#### Brief:
Transcribe exactly the lines from the one containing "int best = 8;" through the end of the entries, including both the first and the last, and nothing else.

● ● ● ● ● ● ●

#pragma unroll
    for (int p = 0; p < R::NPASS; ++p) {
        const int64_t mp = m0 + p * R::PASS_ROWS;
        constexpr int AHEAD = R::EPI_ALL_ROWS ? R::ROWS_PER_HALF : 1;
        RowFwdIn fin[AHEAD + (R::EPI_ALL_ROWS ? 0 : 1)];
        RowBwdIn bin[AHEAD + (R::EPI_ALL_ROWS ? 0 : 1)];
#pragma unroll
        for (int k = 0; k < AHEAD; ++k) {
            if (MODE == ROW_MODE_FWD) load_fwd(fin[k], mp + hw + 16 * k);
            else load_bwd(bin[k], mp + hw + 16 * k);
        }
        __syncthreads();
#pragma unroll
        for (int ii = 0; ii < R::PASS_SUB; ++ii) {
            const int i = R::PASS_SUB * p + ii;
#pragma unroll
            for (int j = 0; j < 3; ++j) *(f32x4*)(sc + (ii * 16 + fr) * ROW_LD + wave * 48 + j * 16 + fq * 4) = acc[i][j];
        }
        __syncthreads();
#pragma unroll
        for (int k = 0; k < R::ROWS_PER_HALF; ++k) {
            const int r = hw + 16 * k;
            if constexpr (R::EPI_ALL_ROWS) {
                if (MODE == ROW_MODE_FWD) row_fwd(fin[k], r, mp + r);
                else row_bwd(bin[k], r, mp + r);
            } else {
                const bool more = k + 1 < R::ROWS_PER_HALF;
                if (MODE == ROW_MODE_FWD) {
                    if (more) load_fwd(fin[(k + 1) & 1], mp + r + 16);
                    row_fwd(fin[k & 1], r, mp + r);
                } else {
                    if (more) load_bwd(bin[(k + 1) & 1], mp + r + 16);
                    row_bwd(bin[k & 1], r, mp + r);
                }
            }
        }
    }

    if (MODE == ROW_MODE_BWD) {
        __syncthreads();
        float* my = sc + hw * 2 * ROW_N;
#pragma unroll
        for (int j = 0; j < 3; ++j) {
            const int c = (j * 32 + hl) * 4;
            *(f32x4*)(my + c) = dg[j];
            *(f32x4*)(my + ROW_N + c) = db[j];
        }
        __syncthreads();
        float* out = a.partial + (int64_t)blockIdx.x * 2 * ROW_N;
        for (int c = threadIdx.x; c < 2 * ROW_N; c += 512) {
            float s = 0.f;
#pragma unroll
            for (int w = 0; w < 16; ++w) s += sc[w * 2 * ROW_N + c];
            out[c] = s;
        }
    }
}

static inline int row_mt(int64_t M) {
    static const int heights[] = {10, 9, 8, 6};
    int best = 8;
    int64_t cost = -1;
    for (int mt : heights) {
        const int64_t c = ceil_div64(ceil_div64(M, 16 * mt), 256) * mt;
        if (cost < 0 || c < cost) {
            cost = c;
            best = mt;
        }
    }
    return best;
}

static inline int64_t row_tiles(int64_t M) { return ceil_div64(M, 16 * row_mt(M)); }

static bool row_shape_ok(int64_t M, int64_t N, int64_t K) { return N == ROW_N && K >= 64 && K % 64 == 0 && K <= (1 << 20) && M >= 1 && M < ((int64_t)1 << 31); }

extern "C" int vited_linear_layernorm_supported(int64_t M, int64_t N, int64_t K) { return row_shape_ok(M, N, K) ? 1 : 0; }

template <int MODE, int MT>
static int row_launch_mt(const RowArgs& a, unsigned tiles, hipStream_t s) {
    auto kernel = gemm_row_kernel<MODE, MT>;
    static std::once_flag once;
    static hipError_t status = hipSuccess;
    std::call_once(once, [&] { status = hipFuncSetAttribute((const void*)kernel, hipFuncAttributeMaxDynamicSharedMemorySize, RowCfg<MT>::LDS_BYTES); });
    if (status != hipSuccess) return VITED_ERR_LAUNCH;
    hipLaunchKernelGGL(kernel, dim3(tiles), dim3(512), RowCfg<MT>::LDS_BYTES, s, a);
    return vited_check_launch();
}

● ● ● ● ● ● ●

#### Output:
    int best = 8;
    int64_t cost = -1;
    for (int mt : heights) {
        const int64_t c = ceil_div64(ceil_div64(M, 16 * mt), 256) * mt;
        if (cost < 0 || c < cost) {
            cost = c;
            best = mt;
        }
    }
    return best;
}

static inline int64_t row_tiles(int64_t M) { return ceil_div64(M, 16 * row_mt(M)); }

static bool row_shape_ok(int64_t M, int64_t N, int64_t K) { return N == ROW_N && K >= 64 && K % 64 == 0 && K <= (1 << 20) && M >= 1 && M < ((int64_t)1 << 31); }

extern "C" int vited_linear_layernorm_supported(int64_t M, int64_t N, int64_t K) { return row_shape_ok(M, N, K) ? 1 : 0; }

template <int MODE, int MT>
static int row_launch_mt(const RowArgs& a, unsigned tiles, hipStream_t s) {
    auto kernel = gemm_row_kernel<MODE, MT>;
    static std::once_flag once;
    static hipError_t status = hipSuccess;
    std::call_once(once, [&] { status = hipFuncSetAttribute((const void*)kernel, hipFuncAttributeMaxDynamicSharedMemorySize, RowCfg<MT>::LDS_BYTES); });
    if (status != hipSuccess) return VITED_ERR_LAUNCH;
    hipLaunchKernelGGL(kernel, dim3(tiles), dim3(512), RowCfg<MT>::LDS_BYTES, s, a);
    return vited_check_launch();
}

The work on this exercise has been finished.